Behavioral biology of marine mammal deterrents: A review and prospectus

Citation
Schakner ZA, Blumstein DT (2013) Behavioral biology of marine mammal deterrents: A review and prospectus. Biological Conservation 167:380–389. https://doi.org/10.1016/j.biocon.2013.08.024
Abstract

Marine mammal depredation of fisheries is a concern from a scientific, management, and conservation perspective. This conflict has prompted the development of non-lethal deterrents, a management technique that uses aversive stimuli to elicit avoidance. Animals are expected to be sensitive to cues of danger to avoid sources of mortality.

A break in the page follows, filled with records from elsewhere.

## Build reference and source pyramids inside loop-filter and pack kernels as rider blocks

Moves the downsampling pyramid and border extension into extra rider blocks. For the reconstructed reference they ride on the banded loop-filter kernel and wait on per-band done flags. For the current frame they ride on the pack kernel. This marks the pyramid and border as valid so the separate pyramid/border launches before motion estimation can be skipped. The cost is extra blocks that spin-wait on global progress words, more kernel arguments, and a release/fence signalling step in each loop-filter wave.

```diff
diff --git a/vp8oclenc_amd/build.py b/vp8oclenc_amd/build.py
--- a/vp8oclenc_amd/build.py
+++ b/vp8oclenc_amd/build.py
@@ -8,7 +8,7 @@
 CSRC = os.path.join(PKG, "csrc")
 LIB = os.path.join(PKG, "libvp8hip.so")
 SOURCES = ["api_context.hip", "api_inter.hip", "api_entropy.hip", "api_batch.hip", "api_shard.hip", "api_profile.hip", "kernels_me.hip", "kernels_scale.hip", "kernels_denoise.hip", "api_denoise.hip", "kernels_s2.hip", "kernels_mb.hip", "kernels_lf3.hip", "kernels_lf4.hip", "kernels_lf_simple.hip", "kernels_quality.hip", "api_quality.hip", "kernels_entropy_stage.hip", "kernels_rc.hip", "kernels_intra.hip", "vp8_host.cpp", "vp8_driver.cpp", "vp8_bitstream.cpp"]
-HEADERS = ["vp8hip_ctx.h", "vp8hip_dev.h", "kernels_rc_dev.h", "lf_shared.h", "lf_banded.h", "vp8_rfc6386_tables.inc", "vp8_mbhdr.h", "kernels_ent.hip", "kernels_hdr.hip"]
+HEADERS = ["vp8hip_ctx.h", "vp8hip_dev.h", "kernels_rc_dev.h", "lf_shared.h", "lf_banded.h", "pyramid_tile.h", "vp8_rfc6386_tables.inc", "vp8_mbhdr.h", "kernels_ent.hip", "kernels_hdr.hip"]
 HEADERS = HEADERS + [os.path.join("..", "..", "include", h) for h in ("vp8hip.h", "vp8hip_multi.h", "vp8hip_taps.h", "vp8hip_host.h", "vp8hip_driver.h", "vp8hip_bitstream.h")]
 
 
diff --git a/vp8oclenc_amd/csrc/api_batch.hip b/vp8oclenc_amd/csrc/api_batch.hip
--- a/vp8oclenc_amd/csrc/api_batch.hip
+++ b/vp8oclenc_amd/csrc/api_batch.hip
@@ -234,7 +234,10 @@
     {
         Timed t(c0, VP8HIP_K_PACK);
         if (c0->scale.in_w) launch_scale_batch(ps, f, py, pu, pv, plans, n);
-        else launch_pack_batch(ps, f, py, pu, pv, n, c0->src_w, c0->src_h);
+        else if (launch_pack_batch(ps, f, py, pu, pv, n, c0->src_w, c0->src_h, !c0->dn_level)) {
+            for (int i = 0; i < b->n; ++i)
+                if (!active || active[i]) b->c[i]->cur_pyramid_valid = true;
+        }
     }
     {
         DenoiseItem dn[MAX_BATCH];
@@ -449,6 +452,7 @@
     void *hand[MAX_BATCH];
     unsigned launch_no[MAX_BATCH];
     LfCheck chk[MAX_BATCH];
+    int ride[MAX_BATCH];
     int n = 0, type = -1;
     for (int i = 0; i < b->n; ++i) {
         if (active && !active[i]) continue;
@@ -466,23 +470,24 @@
         hand[n] = c->d_lf_handoff;
         launch_no[n] = type == 1 ? c->lf_simple_launches++ : c->lf_launches++;
         lf_check(c, chk[n]);
+        ride[n] = c->recon_key ? 0 : 1;
         c->verdict_stream = b->stream;
         m[n++] = c;
     }
     if (!n) return VP8HIP_OK;
+    bool rode = false;
     if (b->ent) HIPCHK(c0, hipEventRecord(b->ev_ent_fork, b->stream));
     {
         Timed t(c0, VP8HIP_K_LOOP_FILTER);
         static const bool form4 = [] { const char *v = getenv("VP8HIP_LF_BATCH_FORM"); return v && atoi(v) == 4; }();
         if (type == 1) launch_loop_filter_simple_batch(b->stream, recon, outs, sds, prog, c0->mbw, c0->mbh, launch_no, n, chk);
         else if (form4) launch_loop_filter4_batch(b->stream, recon, outs, sds, prog, hand, c0->mbw, c0->mbh, launch_no, n, chk);
-        else launch_loop_filter3_batch(b->stream, recon, outs, sds, prog, c0->mbw, c0->mbh, launch_no, n, chk);
+        else rode = launch_loop_filter3_batch(b->stream, recon, outs, sds, prog, c0->mbw, c0->mbh, launch_no, n, chk, ride);
     }
     b->ent_fork_fresh = b->ent != nullptr;
     for (int i = 0; i < n; ++i) {
         vp8hip_ctx *c = m[i];
-        c->frames[c->recon].pyramid_valid = false;
-        c->frames[c->recon].border_valid = false;
+        c->frames[c->recon].pyramid_valid = c->frames[c->recon].border_valid = rode && ride[i];
         c->slot[0] = c->recon;
         c->lf_key = c->recon_key;
         c->recon = -1;
diff --git a/vp8oclenc_amd/csrc/api_profile.hip b/vp8oclenc_amd/csrc/api_profile.hip
--- a/vp8oclenc_amd/csrc/api_profile.hip
+++ b/vp8oclenc_amd/csrc/api_profile.hip
@@ -131,6 +131,47 @@
             break;
         default:
             return VP8HIP_ERR_ARG;
+    }
+    HIPCHK(c, hipStreamSynchronize(s));
+    return VP8HIP_OK;
+}
+
+int vp8hip_debug_last_reference(vp8hip_ctx *c, int fresh, void *dst, size_t bytes, int32_t *valid) {
+    USE_DEVICE(c);
+    JOIN_LF(c);
+    if (!c || !dst) return VP8HIP_ERR_ARG;
+    if (c->slot[0] < 0) return VP8HIP_ERR_STATE;
+    hipStream_t s = c->stream;
+    const FrameSurf &last = c->frames[c->slot[0]];
+    if (valid) *valid = last.pyramid_valid && last.border_valid;
+    const Frame *f = &last.f;
+    if (fresh) {
+        const int idx = pick_free_frame(c);
+        if (idx < 0) return VP8HIP_ERR_STATE;
+        Frame &g = c->frames[idx].f;
+        const Plane *from[3] = {&f->Y[0], &f->U, &f->V}, *to[3] = {&g.Y[0], &g.U, &g.V};
+        for (int k = 0; k < 3; ++k)
+            HIPCHK(c, hipMemcpy2DAsync(to[k]->p, to[k]->stride, from[k]->p, from[k]->stride, from[k]->w, from[k]->h, hipMemcpyDeviceToDevice, s));
+        launch_pyramid(s, &g, nullptr, 1u);
+        c->frames[idx].pyramid_valid = false;
+        f = &g;
+    }
+    const Plane *padded[3] = {&f->Y[0], &f->U, &f->V};
+    size_t need = 0;
+    for (int k = 0; k < 3; ++k) need += (size_t)(padded[k]->w + 2 * EXT) * (padded[k]->h + 2 * EXT);
+    for (int l = 1; l <= 4; ++l) need += (size_t)f->Y[l].w * f->Y[l].h;
+    if (bytes != need) return VP8HIP_ERR_ARG;
+    uint8_t *d = static_cast<uint8_t *>(dst);
+    for (int k = 0; k < 3; ++k) {
+        const Plane &p = *padded[k];
+        const int w = p.w + 2 * EXT, h = p.h + 2 * EXT;
+        HIPCHK(c, hipMemcpy2DAsync(d, w, p.p - (ptrdiff_t)EXT * p.stride - EXT, p.stride, w, h, hipMemcpyDeviceToHost, s));
+        d += (size_t)w * h;
+    }
+    for (int l = 1; l <= 4; ++l) {
+        const int rc = copy_out(c, d, f->Y[l]);
+        if (rc) return rc;
+        d += (size_t)f->Y[l].w * f->Y[l].h;
     }
     HIPCHK(c, hipStreamSynchronize(s));
     return VP8HIP_OK;
diff --git a/vp8oclenc_amd/csrc/kernels_lf3.hip b/vp8oclenc_amd/csrc/kernels_lf3.hip
--- a/vp8oclenc_amd/csrc/kernels_lf3.hip
+++ b/vp8oclenc_amd/csrc/kernels_lf3.hip
@@ -9,6 +9,7 @@
 struct NormalFilter {
     static constexpr bool CHROMA = true;
     static constexpr bool LEVEL0_ENDS_PLANE = true;
+    static constexpr bool PYRAMID_RIDER = true;
     typedef int4 Lim;
     static __device__ __forceinline__ Lim limits(const int32_t *sd) {
         const int il = sd[SD_INTERIOR_LIMIT] & 0xff;
@@ -37,9 +38,10 @@
     return skip;
 }
 
-void launch_loop_filter3_batch(hipStream_t s, const Frame *const *recon, const MBOut *const *o, SegData *const *d_sd,
-                               int32_t *const *progress, int mbw, int mbh, const unsigned *launch_no, int n, const LfCheck *chk) {
-    lfb::launch_batch(lf3::k_loop_filter3_b, s, recon, o, d_sd, progress, 0, mbw, mbh, launch_no, n, chk, lf_skip());
+bool launch_loop_filter3_batch(hipStream_t s, const Frame *const *recon, const MBOut *const *o, SegData *const *d_sd,
+                               int32_t *const *progress, int mbw, int mbh, const unsigned *launch_no, int n, const LfCheck *chk, const int *ride) {
+    lfb::launch_batch(lf3::k_loop_filter3_b, s, recon, o, d_sd, progress, 0, mbw, mbh, launch_no, n, chk, lf_skip(), ride);
+    return !lf_skip();
 }
 
 }
diff --git a/vp8oclenc_amd/csrc/kernels_lf_simple.hip b/vp8oclenc_amd/csrc/kernels_lf_simple.hip
--- a/vp8oclenc_amd/csrc/kernels_lf_simple.hip
+++ b/vp8oclenc_amd/csrc/kernels_lf_simple.hip
@@ -23,6 +23,7 @@
 struct SimpleFilter {
     static constexpr bool CHROMA = false;
     static constexpr bool LEVEL0_ENDS_PLANE = false;
+    static constexpr bool PYRAMID_RIDER = false;
     typedef int2 Lim;
     static __device__ __forceinline__ Lim limits(const int32_t *sd) {
         const bool on = sd[SD_LOOP_FILTER_LEVEL] != 0;
diff --git a/vp8oclenc_amd/csrc/kernels_me.hip b/vp8oclenc_amd/csrc/kernels_me.hip
--- a/vp8oclenc_amd/csrc/kernels_me.hip
+++ b/vp8oclenc_amd/csrc/kernels_me.hip
@@ -2,22 +2,11 @@
 #include <string.h>
 
 #include "vp8hip_dev.h"
+#include "pyramid_tile.h"
 
 namespace vp8 {
 
 struct BorderItem { Plane y, u, v; };
-static_assert(EXT == 8, "border_row stores a margin as one eight-byte word");
-__device__ __forceinline__ void border_row(const Plane &pl, int row, int lane) {
-    if (row >= pl.h + EXT) return;
-    uint8_t *dst = pl.p + (ptrdiff_t)row * pl.stride;
-    const uint8_t *src = pl.p + (ptrdiff_t)iclamp(row, 0, pl.h - 1) * pl.stride;
-    if (row < 0 || row >= pl.h)
-        for (int x = lane * 8; x < pl.w; x += 512) *reinterpret_cast<uint2 *>(dst + x) = *reinterpret_cast<const uint2 *>(src + x);
-    if (lane < 2) {
-        const uint32_t s4 = (uint32_t)src[lane ? pl.w - 1 : 0] * 0x01010101u;
-        *reinterpret_cast<uint2 *>(dst + (lane ? pl.w : -EXT)) = make_uint2(s4, s4);
-    }
-}
 __device__ __forceinline__ void border_body(const BorderItem &a) {
     border_row(blockIdx.y == 0 ? a.y : (blockIdx.y == 1 ? a.u : a.v), (int)blockIdx.x - EXT, threadIdx.x);
 }
@@ -33,10 +22,9 @@
 static int border_jobs(const Frame &f) { return (f.Y[0].h + 2 * EXT) + 2 * (f.U.h + 2 * EXT); }
 
 __global__ __launch_bounds__(256) void k_pyramid(PyrArgs a) {
-    __shared__ uint8_t s2[16][16];
-    __shared__ uint8_t s3[8][8];
+    __shared__ PyrTileLds sh;
     const Frame &f = a.f[blockIdx.z];
-    const int t = threadIdx.x, tx = t & 15, ty = t >> 4;
+    const int t = threadIdx.x;
     const Plane &P0 = f.Y[0];
     const int tiles_y = (P0.h + 63) / 64;
     const int tile = xcd_band((int)blockIdx.y * (int)gridDim.x + (int)blockIdx.x, tiles_y * (int)gridDim.x);
@@ -50,48 +38,7 @@
         else if (job < ny + 2 * nc) border_row(f.V, job - ny - nc - EXT, t & 63);
         return;
     }
-    const int sx = imin(bx * 64 + 4 * tx, P0.w - 4), sy0 = by * 64 + 4 * ty;
-    uint32_t r[4];
-#pragma unroll
-    for (int k = 0; k < 4; ++k)
-        r[k] = *reinterpret_cast<const uint32_t *>(P0.p + (ptrdiff_t)imin(sy0 + k, P0.h - 1) * P0.stride + sx);
-    int l1[2][2];
-#pragma unroll
-    for (int j = 0; j < 2; ++j)
-#pragma unroll
-        for (int i = 0; i < 2; ++i)
-            l1[j][i] = (byte_of(r[2 * j], 2 * i) + byte_of(r[2 * j], 2 * i + 1) + byte_of(r[2 * j + 1], 2 * i) +
-                        byte_of(r[2 * j + 1], 2 * i + 1) + 2) >> 2;
-    const Plane &P1 = f.Y[1];
-    const int x1 = bx * 32 + 2 * tx, y1 = by * 32 + 2 * ty;
-    if (x1 < P1.w) {
-#pragma unroll
-        for (int j = 0; j < 2; ++j)
-            if (y1 + j < P1.h)
-                *reinterpret_cast<uint16_t *>(P1.p + (ptrdiff_t)(y1 + j) * P1.stride + x1) = (uint16_t)(l1[j][0] | (l1[j][1] << 8));
-    }
-    const int l2 = (l1[0][0] + l1[0][1] + l1[1][0] + l1[1][1] + 2) >> 2;
-    const Plane &P2 = f.Y[2];
-    const int x2 = bx * 16 + tx, y2 = by * 16 + ty;
-    if (x2 < P2.w && y2 < P2.h) P2.p[(ptrdiff_t)y2 * P2.stride + x2] = (uint8_t)l2;
-    s2[ty][tx] = (uint8_t)l2;
-    __syncthreads();
-    if (t < 64) {
-        const int ux = t & 7, uy = t >> 3;
-        const int l3 = (s2[2 * uy][2 * ux] + s2[2 * uy][2 * ux + 1] + s2[2 * uy + 1][2 * ux] + s2[2 * uy + 1][2 * ux + 1] + 2) >> 2;
-        const Plane &P3 = f.Y[3];
-        const int x3 = bx * 8 + ux, y3 = by * 8 + uy;
-        if (x3 < P3.w && y3 < P3.h) P3.p[(ptrdiff_t)y3 * P3.stride + x3] = (uint8_t)l3;
-        s3[uy][ux] = (uint8_t)l3;
-    }
-    __syncthreads();
-    if (t < 16) {
-        const int ux = t & 3, uy = t >> 2;
-        const int l4 = (s3[2 * uy][2 * ux] + s3[2 * uy][2 * ux + 1] + s3[2 * uy + 1][2 * ux] + s3[2 * uy + 1][2 * ux + 1] + 2) >> 2;
-        const Plane &P4 = f.Y[4];
-        const int x4 = bx * 4 + ux, y4 = by * 4 + uy;
-        if (x4 < P4.w && y4 < P4.h) P4.p[(ptrdiff_t)y4 * P4.stride + x4] = (uint8_t)l4;
-    }
+    pyramid_tile(P0, f.Y + 1, bx, by, t, true, sh);
 }
 
 static dim3 pyramid_grid(const Frame &f, int nframes, uint32_t border_mask) {
@@ -114,7 +61,8 @@
     VP8_LAUNCH(k_pyramid, pyramid_grid(*f[0], nframes, border_mask), dim3(256), 0, s, p);
 }
 
-struct PackItem { Plane py, pu, pv; const uint8_t *sy, *su, *sv; int sw, sh, ssy, ssc; };
+struct PackItem { Plane py, pu, pv; const uint8_t *sy, *su, *sv; int sw, sh, ssy, ssc; Plane lv[4]; int ride; };
+constexpr int PACK_TILES = 4;
 __device__ __forceinline__ void pack_body(const PackItem &a, int per) {
     const Plane &py = a.py, &pu = a.pu, &pv = a.pv;
     const uint8_t *sy = a.sy, *su = a.su, *sv = a.sv;
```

Deterrents capitalize on behavioral mechanisms such as threat detection, assessment and learning. A deterrent must create enough risk, or cost, that it overcomes the heightened foraging benefits of depredation. Theoretically, effective deterrence relies on altering the relative costs and benefits to the individual depredator by creating a perceived risk associated with human resources. Here we discuss the underlying behavioral basis of how deterrents generate avoidance. We review deterrents applied to marine mammals to mitigate conflict with fisheries and suggest that fear conditioning could be useful in this context. This is discussed in the context of some potential management concerns of application of non-lethal deterrents in the wild.